[WHAT IS EXPECTED] Exact reproduction required: the lines below from the line with "const FinalizeArgs* fargs" to the line with "const int64_t n2 = 2 * (int64_t)nb * nr;", both ends included, and no others.
##### SOURCE INFORMATION #####
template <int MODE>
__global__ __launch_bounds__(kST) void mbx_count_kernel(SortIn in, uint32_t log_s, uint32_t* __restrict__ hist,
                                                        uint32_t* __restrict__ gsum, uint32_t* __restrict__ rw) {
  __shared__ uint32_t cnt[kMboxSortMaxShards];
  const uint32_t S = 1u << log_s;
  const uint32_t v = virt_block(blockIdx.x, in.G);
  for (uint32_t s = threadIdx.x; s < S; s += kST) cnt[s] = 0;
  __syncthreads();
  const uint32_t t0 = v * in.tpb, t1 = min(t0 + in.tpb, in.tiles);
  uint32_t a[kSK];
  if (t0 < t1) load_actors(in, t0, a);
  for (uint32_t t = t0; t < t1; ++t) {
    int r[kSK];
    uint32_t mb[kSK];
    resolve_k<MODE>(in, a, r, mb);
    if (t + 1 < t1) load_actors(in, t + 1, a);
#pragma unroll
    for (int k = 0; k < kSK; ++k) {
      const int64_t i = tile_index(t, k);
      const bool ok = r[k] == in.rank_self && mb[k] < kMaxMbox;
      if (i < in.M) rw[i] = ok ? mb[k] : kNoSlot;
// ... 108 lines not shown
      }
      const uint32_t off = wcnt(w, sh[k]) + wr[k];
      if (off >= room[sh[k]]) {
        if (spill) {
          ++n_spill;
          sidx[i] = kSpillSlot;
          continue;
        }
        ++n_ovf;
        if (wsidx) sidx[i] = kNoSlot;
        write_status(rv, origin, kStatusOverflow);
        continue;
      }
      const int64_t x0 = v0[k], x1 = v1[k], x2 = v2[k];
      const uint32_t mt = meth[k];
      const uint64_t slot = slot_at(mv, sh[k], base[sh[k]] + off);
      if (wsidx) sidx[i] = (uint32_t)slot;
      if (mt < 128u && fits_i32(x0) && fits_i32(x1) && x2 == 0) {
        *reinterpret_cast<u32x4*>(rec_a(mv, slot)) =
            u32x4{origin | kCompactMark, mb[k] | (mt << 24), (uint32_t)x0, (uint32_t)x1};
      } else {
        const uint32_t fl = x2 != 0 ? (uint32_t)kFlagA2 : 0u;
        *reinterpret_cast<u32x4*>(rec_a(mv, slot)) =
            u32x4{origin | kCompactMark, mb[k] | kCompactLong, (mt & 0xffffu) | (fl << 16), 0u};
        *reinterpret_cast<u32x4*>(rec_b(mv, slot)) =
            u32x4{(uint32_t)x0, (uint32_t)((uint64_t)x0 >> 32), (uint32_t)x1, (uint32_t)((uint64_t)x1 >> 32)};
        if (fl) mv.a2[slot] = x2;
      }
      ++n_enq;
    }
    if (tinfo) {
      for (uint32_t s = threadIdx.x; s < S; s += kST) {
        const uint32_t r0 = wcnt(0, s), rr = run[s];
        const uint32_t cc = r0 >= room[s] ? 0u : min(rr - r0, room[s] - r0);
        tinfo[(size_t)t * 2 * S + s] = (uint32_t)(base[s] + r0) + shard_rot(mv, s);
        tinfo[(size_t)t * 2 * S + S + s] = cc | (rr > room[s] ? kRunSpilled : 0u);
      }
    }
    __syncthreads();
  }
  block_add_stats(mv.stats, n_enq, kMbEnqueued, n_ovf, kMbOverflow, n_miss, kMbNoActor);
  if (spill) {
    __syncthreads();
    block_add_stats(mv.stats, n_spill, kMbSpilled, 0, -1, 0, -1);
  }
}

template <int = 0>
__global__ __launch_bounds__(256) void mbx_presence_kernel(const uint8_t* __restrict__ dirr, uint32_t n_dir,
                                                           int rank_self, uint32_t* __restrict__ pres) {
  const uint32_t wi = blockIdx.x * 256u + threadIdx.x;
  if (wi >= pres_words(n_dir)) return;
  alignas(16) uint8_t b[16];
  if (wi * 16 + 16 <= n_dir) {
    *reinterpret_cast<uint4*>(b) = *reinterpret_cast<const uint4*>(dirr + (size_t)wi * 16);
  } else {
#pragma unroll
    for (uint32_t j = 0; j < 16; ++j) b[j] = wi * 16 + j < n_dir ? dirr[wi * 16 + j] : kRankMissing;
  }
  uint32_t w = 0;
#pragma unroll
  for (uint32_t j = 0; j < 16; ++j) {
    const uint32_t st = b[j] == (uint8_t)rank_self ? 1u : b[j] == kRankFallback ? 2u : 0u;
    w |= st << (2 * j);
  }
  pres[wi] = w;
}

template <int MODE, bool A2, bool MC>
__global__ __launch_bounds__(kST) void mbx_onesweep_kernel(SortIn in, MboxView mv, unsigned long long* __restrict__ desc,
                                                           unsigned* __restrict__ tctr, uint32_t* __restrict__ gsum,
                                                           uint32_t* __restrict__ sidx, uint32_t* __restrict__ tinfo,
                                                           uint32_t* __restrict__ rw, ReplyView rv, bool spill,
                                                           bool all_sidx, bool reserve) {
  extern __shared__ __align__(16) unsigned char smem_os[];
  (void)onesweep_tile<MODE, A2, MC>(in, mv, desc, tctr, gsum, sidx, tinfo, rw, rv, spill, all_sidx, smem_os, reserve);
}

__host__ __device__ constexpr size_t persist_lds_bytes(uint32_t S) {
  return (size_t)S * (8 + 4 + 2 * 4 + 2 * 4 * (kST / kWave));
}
#####
##### SOURCE INFORMATION #####
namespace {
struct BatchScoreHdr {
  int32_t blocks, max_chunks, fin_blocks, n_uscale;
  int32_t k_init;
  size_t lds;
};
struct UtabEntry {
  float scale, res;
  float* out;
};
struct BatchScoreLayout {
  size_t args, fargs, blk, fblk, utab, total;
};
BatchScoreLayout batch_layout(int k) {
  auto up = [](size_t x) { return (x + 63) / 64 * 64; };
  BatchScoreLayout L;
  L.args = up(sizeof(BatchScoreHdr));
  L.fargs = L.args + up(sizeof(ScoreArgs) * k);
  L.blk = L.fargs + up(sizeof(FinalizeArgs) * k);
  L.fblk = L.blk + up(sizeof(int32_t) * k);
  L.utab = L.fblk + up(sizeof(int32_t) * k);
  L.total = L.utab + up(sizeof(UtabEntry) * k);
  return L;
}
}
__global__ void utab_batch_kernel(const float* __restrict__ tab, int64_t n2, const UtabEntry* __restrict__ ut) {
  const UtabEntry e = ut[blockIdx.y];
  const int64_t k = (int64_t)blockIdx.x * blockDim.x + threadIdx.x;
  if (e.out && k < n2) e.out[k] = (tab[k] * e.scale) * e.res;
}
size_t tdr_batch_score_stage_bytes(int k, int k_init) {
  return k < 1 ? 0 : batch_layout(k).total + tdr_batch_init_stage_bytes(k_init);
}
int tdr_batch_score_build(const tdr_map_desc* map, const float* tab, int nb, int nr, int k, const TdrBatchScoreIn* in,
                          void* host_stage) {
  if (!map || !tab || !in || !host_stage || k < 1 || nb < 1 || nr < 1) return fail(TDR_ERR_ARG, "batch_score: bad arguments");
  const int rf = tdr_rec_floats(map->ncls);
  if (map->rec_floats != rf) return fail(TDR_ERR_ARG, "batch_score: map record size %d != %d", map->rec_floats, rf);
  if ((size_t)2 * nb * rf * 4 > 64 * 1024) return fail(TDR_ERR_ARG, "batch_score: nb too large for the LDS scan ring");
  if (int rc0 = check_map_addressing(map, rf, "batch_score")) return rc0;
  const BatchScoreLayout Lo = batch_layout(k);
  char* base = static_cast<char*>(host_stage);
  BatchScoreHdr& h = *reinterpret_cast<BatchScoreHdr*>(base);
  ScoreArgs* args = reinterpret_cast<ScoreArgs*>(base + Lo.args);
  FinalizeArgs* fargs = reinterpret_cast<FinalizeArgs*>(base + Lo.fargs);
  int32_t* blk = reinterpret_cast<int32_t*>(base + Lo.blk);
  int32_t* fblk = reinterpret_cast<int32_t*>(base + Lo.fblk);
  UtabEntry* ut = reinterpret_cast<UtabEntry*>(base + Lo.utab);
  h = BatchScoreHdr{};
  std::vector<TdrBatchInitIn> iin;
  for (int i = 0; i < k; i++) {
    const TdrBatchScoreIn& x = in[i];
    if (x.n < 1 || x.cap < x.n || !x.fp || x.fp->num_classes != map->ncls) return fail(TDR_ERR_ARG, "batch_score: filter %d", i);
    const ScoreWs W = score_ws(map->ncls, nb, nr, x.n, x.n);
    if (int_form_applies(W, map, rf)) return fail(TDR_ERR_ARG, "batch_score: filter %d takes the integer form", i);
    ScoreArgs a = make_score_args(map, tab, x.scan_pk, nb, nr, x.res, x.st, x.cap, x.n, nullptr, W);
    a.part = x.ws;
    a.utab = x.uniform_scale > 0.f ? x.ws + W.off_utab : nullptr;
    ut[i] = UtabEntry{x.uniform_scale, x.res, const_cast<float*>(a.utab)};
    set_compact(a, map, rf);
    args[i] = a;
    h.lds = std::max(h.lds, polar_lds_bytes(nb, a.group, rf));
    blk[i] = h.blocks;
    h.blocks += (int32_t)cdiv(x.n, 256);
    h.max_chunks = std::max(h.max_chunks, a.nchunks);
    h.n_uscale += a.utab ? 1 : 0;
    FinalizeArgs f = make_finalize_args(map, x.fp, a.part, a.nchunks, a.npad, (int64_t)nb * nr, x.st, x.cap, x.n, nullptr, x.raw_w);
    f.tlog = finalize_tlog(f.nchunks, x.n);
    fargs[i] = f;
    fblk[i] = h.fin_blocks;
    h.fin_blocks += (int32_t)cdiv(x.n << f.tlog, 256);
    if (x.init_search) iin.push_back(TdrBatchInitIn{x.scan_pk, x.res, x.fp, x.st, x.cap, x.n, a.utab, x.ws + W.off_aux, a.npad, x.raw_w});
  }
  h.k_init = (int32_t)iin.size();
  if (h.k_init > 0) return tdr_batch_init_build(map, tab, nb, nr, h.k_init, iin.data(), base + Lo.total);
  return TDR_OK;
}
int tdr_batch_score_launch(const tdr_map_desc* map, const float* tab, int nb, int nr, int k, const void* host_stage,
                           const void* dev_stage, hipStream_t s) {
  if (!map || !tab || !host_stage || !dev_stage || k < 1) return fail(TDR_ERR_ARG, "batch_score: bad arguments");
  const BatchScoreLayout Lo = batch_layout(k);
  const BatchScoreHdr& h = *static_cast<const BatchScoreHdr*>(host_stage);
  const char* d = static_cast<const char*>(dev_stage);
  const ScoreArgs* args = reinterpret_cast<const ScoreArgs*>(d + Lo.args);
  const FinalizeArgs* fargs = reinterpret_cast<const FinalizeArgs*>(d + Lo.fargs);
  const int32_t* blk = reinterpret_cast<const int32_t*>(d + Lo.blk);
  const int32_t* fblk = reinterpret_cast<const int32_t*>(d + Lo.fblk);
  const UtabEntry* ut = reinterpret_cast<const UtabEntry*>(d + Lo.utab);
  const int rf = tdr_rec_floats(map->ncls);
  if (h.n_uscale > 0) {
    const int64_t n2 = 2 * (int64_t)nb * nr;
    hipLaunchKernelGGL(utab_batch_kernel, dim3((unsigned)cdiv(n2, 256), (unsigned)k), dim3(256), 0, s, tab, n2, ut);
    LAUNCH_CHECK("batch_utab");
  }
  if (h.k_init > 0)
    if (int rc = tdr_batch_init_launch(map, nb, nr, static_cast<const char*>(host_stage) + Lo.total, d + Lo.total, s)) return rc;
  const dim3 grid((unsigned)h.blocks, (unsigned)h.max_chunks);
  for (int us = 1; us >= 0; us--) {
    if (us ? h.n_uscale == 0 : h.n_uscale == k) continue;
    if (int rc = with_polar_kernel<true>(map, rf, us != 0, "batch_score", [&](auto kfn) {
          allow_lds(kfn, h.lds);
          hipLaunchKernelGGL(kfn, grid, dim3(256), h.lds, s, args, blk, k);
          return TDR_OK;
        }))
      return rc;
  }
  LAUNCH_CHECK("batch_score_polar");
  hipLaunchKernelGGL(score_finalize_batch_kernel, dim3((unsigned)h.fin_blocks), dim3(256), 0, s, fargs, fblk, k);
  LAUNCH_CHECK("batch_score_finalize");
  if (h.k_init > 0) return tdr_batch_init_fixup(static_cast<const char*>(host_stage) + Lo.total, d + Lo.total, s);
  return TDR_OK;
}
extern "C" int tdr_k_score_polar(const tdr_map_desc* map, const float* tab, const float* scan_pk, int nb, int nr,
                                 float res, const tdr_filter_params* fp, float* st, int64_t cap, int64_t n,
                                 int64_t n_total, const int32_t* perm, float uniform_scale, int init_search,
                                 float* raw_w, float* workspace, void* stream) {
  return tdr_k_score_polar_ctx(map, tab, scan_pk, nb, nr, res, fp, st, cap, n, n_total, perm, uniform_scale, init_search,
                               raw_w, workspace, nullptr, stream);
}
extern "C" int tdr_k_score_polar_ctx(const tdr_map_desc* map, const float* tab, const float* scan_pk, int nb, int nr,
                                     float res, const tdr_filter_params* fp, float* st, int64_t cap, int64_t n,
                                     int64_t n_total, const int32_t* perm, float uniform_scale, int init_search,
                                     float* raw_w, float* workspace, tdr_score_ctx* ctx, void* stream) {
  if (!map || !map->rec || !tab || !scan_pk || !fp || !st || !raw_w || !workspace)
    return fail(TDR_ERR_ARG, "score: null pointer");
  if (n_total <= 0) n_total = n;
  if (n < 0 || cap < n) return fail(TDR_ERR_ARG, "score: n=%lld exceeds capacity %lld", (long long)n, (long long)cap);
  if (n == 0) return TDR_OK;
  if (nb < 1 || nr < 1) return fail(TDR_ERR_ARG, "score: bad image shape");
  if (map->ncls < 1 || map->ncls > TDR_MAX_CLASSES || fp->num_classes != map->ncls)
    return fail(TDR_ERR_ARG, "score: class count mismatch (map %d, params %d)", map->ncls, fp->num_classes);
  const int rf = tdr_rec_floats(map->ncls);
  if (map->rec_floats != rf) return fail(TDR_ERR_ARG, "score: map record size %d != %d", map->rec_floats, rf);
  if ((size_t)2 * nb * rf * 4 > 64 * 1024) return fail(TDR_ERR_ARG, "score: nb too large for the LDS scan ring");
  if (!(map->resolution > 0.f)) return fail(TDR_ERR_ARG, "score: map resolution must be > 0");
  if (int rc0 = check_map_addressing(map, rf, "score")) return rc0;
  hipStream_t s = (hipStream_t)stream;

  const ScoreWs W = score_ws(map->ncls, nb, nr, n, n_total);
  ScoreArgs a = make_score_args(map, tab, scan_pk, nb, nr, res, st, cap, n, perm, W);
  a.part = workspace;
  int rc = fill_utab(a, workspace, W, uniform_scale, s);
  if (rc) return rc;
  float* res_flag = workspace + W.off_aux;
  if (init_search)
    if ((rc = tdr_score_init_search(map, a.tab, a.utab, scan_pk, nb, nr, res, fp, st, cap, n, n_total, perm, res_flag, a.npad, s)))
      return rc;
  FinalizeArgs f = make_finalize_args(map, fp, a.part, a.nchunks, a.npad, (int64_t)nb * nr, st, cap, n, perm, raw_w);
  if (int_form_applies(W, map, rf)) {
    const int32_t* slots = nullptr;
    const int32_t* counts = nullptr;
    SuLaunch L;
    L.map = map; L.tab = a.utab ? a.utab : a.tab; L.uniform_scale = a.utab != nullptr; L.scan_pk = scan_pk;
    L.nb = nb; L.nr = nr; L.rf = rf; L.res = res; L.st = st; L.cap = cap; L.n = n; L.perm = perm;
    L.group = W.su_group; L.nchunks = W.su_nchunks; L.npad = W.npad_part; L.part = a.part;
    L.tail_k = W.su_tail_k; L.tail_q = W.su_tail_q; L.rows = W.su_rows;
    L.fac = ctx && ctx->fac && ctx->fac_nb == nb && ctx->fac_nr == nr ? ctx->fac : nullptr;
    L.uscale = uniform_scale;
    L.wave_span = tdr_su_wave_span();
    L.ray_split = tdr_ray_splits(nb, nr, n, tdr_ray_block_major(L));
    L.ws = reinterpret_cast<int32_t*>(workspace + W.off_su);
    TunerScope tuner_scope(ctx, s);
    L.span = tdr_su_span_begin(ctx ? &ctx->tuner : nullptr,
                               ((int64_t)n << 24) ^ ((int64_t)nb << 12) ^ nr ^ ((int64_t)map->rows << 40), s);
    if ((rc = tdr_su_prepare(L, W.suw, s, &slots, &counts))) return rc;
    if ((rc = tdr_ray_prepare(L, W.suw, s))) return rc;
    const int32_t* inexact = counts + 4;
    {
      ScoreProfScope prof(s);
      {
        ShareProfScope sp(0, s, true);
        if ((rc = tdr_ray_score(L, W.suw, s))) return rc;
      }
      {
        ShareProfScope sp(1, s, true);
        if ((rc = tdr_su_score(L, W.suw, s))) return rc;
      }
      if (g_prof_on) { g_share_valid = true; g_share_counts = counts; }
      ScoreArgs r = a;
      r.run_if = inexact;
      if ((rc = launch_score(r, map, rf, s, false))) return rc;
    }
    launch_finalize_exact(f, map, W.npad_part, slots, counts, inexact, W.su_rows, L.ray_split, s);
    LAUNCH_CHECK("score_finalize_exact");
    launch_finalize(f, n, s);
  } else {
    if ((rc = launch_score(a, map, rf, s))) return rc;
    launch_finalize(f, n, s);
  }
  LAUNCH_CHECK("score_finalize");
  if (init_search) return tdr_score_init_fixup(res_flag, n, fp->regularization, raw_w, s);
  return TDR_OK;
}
#####
##### SOURCE INFORMATION #####
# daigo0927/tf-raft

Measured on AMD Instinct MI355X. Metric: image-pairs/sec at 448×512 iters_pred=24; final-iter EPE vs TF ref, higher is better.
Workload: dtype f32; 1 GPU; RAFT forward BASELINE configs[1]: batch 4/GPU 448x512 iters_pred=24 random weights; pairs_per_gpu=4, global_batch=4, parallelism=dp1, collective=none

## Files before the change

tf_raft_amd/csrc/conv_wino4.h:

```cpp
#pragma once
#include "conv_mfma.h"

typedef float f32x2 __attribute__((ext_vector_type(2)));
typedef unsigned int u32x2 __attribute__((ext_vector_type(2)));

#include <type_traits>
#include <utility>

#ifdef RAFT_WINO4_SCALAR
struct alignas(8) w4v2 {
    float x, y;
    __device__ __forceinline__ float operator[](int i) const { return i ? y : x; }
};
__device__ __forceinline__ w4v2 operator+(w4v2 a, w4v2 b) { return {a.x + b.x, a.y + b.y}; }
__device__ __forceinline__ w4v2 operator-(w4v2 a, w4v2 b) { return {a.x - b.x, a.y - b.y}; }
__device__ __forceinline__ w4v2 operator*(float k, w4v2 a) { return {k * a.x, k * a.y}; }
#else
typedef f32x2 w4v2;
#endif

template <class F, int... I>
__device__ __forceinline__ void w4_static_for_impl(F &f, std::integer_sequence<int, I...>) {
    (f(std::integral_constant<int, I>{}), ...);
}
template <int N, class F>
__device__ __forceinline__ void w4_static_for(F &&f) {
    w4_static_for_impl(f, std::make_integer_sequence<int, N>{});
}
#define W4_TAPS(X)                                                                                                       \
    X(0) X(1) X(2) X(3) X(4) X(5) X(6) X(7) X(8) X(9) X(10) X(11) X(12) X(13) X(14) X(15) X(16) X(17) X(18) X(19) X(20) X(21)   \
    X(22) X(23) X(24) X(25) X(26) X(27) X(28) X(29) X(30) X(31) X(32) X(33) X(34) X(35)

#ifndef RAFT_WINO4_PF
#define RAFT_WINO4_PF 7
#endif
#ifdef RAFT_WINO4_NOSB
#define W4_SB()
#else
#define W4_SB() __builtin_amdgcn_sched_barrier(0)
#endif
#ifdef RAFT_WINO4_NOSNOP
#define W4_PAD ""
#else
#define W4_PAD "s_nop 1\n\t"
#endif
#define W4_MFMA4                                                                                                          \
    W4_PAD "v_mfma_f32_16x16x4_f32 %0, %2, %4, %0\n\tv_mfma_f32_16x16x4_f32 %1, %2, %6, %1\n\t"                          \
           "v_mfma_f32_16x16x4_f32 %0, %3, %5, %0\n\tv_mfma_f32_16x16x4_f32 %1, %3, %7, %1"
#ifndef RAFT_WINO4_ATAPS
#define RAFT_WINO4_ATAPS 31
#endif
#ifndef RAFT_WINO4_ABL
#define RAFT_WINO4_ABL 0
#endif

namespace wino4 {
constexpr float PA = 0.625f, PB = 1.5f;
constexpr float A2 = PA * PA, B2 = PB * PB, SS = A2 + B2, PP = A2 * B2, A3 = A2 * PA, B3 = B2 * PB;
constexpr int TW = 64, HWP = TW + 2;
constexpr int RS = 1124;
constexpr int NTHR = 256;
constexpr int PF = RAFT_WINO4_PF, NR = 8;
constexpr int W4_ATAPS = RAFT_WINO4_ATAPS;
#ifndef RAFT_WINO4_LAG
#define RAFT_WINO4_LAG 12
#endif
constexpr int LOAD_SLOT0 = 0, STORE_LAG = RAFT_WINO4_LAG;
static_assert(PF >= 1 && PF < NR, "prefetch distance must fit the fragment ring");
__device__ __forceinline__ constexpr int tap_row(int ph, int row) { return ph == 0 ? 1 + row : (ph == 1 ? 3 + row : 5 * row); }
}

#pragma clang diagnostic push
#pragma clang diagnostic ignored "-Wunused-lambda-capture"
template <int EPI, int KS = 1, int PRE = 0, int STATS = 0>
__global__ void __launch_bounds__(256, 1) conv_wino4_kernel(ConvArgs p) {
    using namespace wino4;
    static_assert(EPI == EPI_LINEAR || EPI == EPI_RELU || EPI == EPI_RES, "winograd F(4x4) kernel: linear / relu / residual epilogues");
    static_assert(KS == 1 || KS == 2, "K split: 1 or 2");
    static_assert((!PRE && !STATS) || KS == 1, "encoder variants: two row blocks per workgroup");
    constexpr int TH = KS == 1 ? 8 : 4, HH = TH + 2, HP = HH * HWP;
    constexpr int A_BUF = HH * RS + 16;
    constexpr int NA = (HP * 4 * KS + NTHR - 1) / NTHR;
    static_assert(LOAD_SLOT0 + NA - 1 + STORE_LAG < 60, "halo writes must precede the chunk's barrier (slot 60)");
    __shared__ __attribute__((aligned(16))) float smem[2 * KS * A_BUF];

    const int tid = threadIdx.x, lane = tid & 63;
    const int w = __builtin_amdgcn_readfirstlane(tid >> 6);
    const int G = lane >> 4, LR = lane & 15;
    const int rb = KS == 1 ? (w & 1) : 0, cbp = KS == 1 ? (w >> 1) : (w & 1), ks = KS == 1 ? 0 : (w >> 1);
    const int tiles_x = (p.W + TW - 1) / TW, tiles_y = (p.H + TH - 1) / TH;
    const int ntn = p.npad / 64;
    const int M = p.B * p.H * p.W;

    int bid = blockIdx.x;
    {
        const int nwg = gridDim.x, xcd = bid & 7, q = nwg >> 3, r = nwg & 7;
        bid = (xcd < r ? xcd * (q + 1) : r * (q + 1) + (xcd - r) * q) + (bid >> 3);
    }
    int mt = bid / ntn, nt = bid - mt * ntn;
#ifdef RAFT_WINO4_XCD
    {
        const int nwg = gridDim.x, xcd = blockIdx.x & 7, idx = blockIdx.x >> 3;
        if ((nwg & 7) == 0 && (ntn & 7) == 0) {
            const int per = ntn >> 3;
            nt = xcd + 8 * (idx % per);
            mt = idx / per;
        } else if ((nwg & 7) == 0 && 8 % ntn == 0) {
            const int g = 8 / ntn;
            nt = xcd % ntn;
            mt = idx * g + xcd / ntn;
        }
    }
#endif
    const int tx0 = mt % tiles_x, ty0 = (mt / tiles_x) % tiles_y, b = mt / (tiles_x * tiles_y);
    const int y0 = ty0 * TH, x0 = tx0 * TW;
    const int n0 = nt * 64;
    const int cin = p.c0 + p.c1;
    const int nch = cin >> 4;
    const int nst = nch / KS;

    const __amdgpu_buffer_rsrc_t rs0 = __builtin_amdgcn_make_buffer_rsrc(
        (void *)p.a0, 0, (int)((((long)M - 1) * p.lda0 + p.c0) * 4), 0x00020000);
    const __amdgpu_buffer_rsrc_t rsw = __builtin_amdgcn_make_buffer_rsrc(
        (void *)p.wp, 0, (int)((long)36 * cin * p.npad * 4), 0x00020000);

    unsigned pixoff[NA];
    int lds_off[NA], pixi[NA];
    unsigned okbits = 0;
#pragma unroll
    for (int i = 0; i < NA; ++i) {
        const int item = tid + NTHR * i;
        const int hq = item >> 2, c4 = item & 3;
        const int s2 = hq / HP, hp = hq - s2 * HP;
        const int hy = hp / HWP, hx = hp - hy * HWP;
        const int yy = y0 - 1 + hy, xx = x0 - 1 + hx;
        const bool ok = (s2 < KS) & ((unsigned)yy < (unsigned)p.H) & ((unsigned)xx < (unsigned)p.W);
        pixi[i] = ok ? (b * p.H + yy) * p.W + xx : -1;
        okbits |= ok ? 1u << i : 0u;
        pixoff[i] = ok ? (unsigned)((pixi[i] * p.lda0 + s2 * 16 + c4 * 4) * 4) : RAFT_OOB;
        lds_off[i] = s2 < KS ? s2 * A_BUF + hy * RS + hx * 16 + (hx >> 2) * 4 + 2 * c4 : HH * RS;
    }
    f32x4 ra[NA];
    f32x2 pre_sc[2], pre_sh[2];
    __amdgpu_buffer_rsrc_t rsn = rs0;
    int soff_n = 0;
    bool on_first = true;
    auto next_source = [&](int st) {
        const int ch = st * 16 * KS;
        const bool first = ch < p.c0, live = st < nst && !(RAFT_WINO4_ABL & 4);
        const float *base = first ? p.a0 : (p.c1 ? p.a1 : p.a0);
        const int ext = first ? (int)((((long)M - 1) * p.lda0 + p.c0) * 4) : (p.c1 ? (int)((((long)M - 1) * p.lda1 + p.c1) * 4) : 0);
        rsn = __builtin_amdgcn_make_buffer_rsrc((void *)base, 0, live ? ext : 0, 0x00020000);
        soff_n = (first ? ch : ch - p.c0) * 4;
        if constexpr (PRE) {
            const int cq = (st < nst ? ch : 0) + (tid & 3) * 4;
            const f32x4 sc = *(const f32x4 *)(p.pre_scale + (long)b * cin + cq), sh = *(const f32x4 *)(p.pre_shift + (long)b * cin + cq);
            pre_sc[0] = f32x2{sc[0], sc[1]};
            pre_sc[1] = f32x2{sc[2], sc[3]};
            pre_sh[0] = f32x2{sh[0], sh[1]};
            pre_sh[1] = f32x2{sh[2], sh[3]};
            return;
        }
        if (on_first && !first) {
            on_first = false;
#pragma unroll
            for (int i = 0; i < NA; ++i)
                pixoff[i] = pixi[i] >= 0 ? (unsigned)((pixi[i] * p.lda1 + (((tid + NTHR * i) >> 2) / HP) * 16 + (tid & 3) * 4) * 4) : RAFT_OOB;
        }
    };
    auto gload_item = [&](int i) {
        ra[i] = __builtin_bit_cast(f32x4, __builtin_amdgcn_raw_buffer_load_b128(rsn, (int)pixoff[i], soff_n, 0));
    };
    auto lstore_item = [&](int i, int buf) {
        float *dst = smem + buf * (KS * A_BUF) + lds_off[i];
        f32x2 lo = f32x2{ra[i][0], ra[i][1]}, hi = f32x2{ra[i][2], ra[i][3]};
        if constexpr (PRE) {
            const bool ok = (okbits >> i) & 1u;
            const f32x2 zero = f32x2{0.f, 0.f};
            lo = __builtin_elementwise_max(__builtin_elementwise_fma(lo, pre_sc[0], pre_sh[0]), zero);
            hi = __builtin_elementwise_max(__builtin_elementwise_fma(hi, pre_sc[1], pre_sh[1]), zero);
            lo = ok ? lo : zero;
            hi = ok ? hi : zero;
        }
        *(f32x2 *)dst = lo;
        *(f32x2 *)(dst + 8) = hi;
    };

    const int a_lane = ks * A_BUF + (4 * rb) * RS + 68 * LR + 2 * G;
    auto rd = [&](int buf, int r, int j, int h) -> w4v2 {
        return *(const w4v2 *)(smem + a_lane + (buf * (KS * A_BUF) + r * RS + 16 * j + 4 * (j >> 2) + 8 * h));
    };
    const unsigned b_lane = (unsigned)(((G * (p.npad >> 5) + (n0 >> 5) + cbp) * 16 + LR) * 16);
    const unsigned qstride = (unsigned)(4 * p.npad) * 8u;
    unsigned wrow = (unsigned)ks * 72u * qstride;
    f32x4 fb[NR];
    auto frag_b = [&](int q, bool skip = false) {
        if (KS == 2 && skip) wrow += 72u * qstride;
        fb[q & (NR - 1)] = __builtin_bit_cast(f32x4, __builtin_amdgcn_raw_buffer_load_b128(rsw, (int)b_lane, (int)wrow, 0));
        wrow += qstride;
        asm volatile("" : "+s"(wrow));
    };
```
#####
[THE COMPLETED TASK]
  const FinalizeArgs* fargs = reinterpret_cast<const FinalizeArgs*>(d + Lo.fargs);
  const int32_t* blk = reinterpret_cast<const int32_t*>(d + Lo.blk);
  const int32_t* fblk = reinterpret_cast<const int32_t*>(d + Lo.fblk);
  const UtabEntry* ut = reinterpret_cast<const UtabEntry*>(d + Lo.utab);
  const int rf = tdr_rec_floats(map->ncls);
  if (h.n_uscale > 0) {
    const int64_t n2 = 2 * (int64_t)nb * nr;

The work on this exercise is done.